• **Action item**:
Here are the records. Write out exactly the lines between the one holding "if (ms0 > 0.f)" and the one holding "h->mr.n = 0;", inclusive.

==== Exercise material

extern "C" int mi355_fft_create(mi355_ctx *ctx, int fft_size, int direction, const float *window, int window_len, int dtype,
                                int num_streams, int shift, mi355_fft **out)
{
    MI355_REQUIRE(ctx && out, "NULL argument");
    *out = nullptr;
    const bool pow2 = fft_size >= 2 && (fft_size & (fft_size - 1)) == 0;
    if (fft_size < 2 || (pow2 && fft_size > 16777216) || (!pow2 && fft_size > 8388608)) {
        mi355_set_error("fft size %d unsupported (powers of two 2..16777216, any other size 3..8388608)", fft_size);
        return fft_size < 2 ? MI355_ERR_INVALID_ARG : MI355_ERR_UNSUPPORTED;
    }
    MI355_REQUIRE(window_len == 0 || window_len == fft_size, "window not the same length as fft_size");
    MI355_REQUIRE(window_len == 0 || window != nullptr, "window is NULL");
    MI355_REQUIRE(dtype == MI355_DTYPE_COMPLEX || dtype == MI355_DTYPE_FLOAT, "clFFT dtype must be complex or float");
    MI355_REQUIRE(num_streams >= 1, "num_streams must be >= 1");
    mi355_fft *h = new (std::nothrow) mi355_fft();
    if (!h) return MI355_ERR_NOMEM;
    h->ctx = ctx; h->n = fft_size;
    h->sign = (direction == MI355_FFT_FORWARD) ? -1 : 1;
    h->dtype = dtype; h->nstreams = num_streams; h->shift = shift ? 1 : 0;
    h->d_window = nullptr; h->d_tw = nullptr;
    auto fail = [&](int rc) { mi355_fft_destroy(h); return rc; };
    if (hipSetDevice(ctx->device) != hipSuccess) return fail(MI355_ERR_HIP);
    std::vector<float> tw(2 * (size_t)fft_size);
    for (int k = 0; k < fft_size; k++) {
        double a = h->sign * 2.0 * M_PI * (double)k / (double)fft_size;
        tw[2 * k] = (float)cos(a);
        tw[2 * k + 1] = (float)sin(a);
    }
    if (fft_size > 4096) {
        for (int k = 0; k < 4096; k++) {
            double a = h->sign * 2.0 * M_PI * (double)k / 4096.0;
            tw.push_back((float)cos(a));
            tw.push_back((float)sin(a));
        }
    }
    if (pow2 && fft_size >= 65536 && fft_size <= 1048576 && !getenv("MI355_FFT_NO_TILE")) {
        int lg = 0;
        while ((1 << lg) < fft_size) lg++;
        h->tile_n1 = lg == 17 ? 256 : 1 << ((lg + 1) / 2);
        if (const char *e = getenv("MI355_FFT_TILE_N1")) {
            const int v = atoi(e);
            if ((v == 256 || v == 512 || v == 1024) && fft_size / v >= 256 && fft_size / v <= 1024) h->tile_n1 = v;
        }
        h->tile_n2 = fft_size / h->tile_n1;
        for (int nr : {h->tile_n1, h->tile_n2})
            for (int k = 0; k < nr; k++) {
                double a = h->sign * 2.0 * M_PI * (double)k / (double)nr;
                tw.push_back((float)cos(a));
                tw.push_back((float)sin(a));
            }
    }
    if (hipMalloc(&h->d_tw, tw.size() * sizeof(float)) != hipSuccess) return fail(MI355_ERR_NOMEM);
    if (mi355_upload(ctx, h->d_tw, tw.data(), tw.size() * sizeof(float)) != hipSuccess) return fail(MI355_ERR_HIP);
    {
        std::vector<float> w(fft_size, 1.0f);
        if (window_len) memcpy(w.data(), window, sizeof(float) * (size_t)fft_size);
        h->two_kernel = pow2 && (fft_size > 32768 || (fft_size == 32768 && getenv("MI355_FFT_32768_TWO_KERNELS") != nullptr));
        if (h->two_kernel && !h->tile_n1) {
            const int S = fft_size / 4096;
            std::vector<float> p((size_t)fft_size);
            for (int sq = 0; sq < S / 4; sq++)
                for (int n = 0; n < 4096; n++)
                    for (int j = 0; j < 4; j++) p[((size_t)sq * 4096 + n) * 4 + j] = w[(size_t)n * S + 4 * sq + j];
            w.swap(p);
        }
        if (hipMalloc((void **)&h->d_window, sizeof(float) * (size_t)fft_size) != hipSuccess) return fail(MI355_ERR_NOMEM);
        if (mi355_upload(ctx, h->d_window, w.data(), sizeof(float) * (size_t)fft_size) != hipSuccess)
            return fail(MI355_ERR_HIP);
    }
    int rc = h->pipe.init(ctx);
    if (rc) return fail(rc);
    if (!pow2) {
        std::vector<float> mtw;
        if (!getenv("MI355_FFT_NO_MR") && mi355_fft_mr_plan(fft_size, h->sign, 0, &h->mr, &mtw)) {
            auto put = [&](MrPlan &pl, const std::vector<float> &t) {
                if (hipMalloc(&pl.d_tw, t.size() * sizeof(float)) != hipSuccess) return (int)MI355_ERR_NOMEM;
                return mi355_upload(ctx, pl.d_tw, t.data(), t.size() * sizeof(float)) != hipSuccess ? (int)MI355_ERR_HIP : (int)MI355_OK;
            };
            int known = mi355_fft_mr_cached_variant(fft_size);
            if (known < 0 && !getenv("MI355_FFT_MR_TIMED_VARIANT")) known = (fft_size == 96 || fft_size == 100 || fft_size == 2400) ? 1 : 0;
            if (const char *e = getenv("MI355_FFT_MR_VARIANT")) known = atoi(e) != 0 ? 1 : 0;
            MrPlan alt;
            std::vector<float> atw;
            const bool have_alt = mi355_fft_mr_plan(fft_size, h->sign, 1, &alt, &atw) && (alt.npass != h->mr.npass || alt.per_thread != h->mr.per_thread);
            if (known == 1 && have_alt) {
                h->mr = alt;
                mtw.swap(atw);
            }
            if ((rc = put(h->mr, mtw))) return fail(rc);
            float ms0 = -1.f, ms1 = -1.f;
            if ((rc = mi355_fft_mr_tune(&h->mr, ctx, h->sign, h->d_window, &ms0))) return fail(rc);
            if (known < 0 && have_alt && ms0 > 0.f && getenv("MI355_FFT_MR_TIMED_VARIANT")) {
                if ((rc = put(alt, atw))) { if (alt.d_tw) (void)hipFree(alt.d_tw); return fail(rc); }
                rc = mi355_fft_mr_tune(&alt, ctx, h->sign, h->d_window, &ms1);
                if (rc) { (void)hipFree(alt.d_tw); return fail(rc); }
                if (ms1 > 0.f && ms1 < ms0 * 0.90f) {
                    (void)hipFree(h->mr.d_tw);
                    h->mr = alt;
                } else {
                    (void)hipFree(alt.d_tw);
                }
            }
            if (ms0 > 0.f) {
                mi355_fft_mr_remember(h->mr);
                mi355_log(ctx, MI355_LOG_INFO, "clFFT %d points (mixed radix): %d passes, %d threads x %d frame(s) per workgroup measured fastest", fft_size,
                          h->mr.npass, h->mr.threads, h->mr.frames);
            }
        } else {
            h->mr.n = 0;
            std::vector<float> twa, twb;
            if (!getenv("MI355_FFT_NO_MR") && mi355_fft_mr_tile_plan(fft_size, h->sign, &h->mrt, &twa, &twb)) {
                h->mrt.a.d_tw = h->mrt.b.d_tw = nullptr;
                if (hipMalloc(&h->mrt.a.d_tw, twa.size() * sizeof(float) + 8) != hipSuccess) return fail(MI355_ERR_NOMEM);
                if (hipMalloc(&h->mrt.b.d_tw, twb.size() * sizeof(float) + 8) != hipSuccess) return fail(MI355_ERR_NOMEM);
                if (!twa.empty() && mi355_upload(ctx, h->mrt.a.d_tw, twa.data(), twa.size() * sizeof(float)) != hipSuccess) return fail(MI355_ERR_HIP);
                if (!twb.empty() && mi355_upload(ctx, h->mrt.b.d_tw, twb.data(), twb.size() * sizeof(float)) != hipSuccess) return fail(MI355_ERR_HIP);
                h->mrt.d_twn = h->d_tw;
            } else {
                h->mrt.n = 0;
                rc = setup_bluestein(h, window_len ? window : nullptr);
                if (rc) return fail(rc);
            }
        }
    }
    mi355_log(ctx, MI355_LOG_INFO, "clFFT: %d points, %s, %s input, %d stream(s), shift %d, window %s: %s", fft_size,
              h->sign < 0 ? "forward" : "reverse", dtype == MI355_DTYPE_COMPLEX ? "complex" : "float", num_streams, h->shift,
              window_len ? "given" : "none",
              h->mr.n ? "mixed radix, one pass" : h->mrt.n ? "mixed radix, two passes over sixteen-column tiles" : !pow2 ? "chirp-z over a power-of-two transform" : h->tile_n1 ? "two passes over 16-column tiles" : h->two_kernel ? "multi-pass" : "one pass");
    *out = h;
    return MI355_OK;
}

========

• **Completed exercise**:
            if (ms0 > 0.f) {
                mi355_fft_mr_remember(h->mr);
                mi355_log(ctx, MI355_LOG_INFO, "clFFT %d points (mixed radix): %d passes, %d threads x %d frame(s) per workgroup measured fastest", fft_size,
                          h->mr.npass, h->mr.threads, h->mr.frames);
            }
        } else {
            h->mr.n = 0;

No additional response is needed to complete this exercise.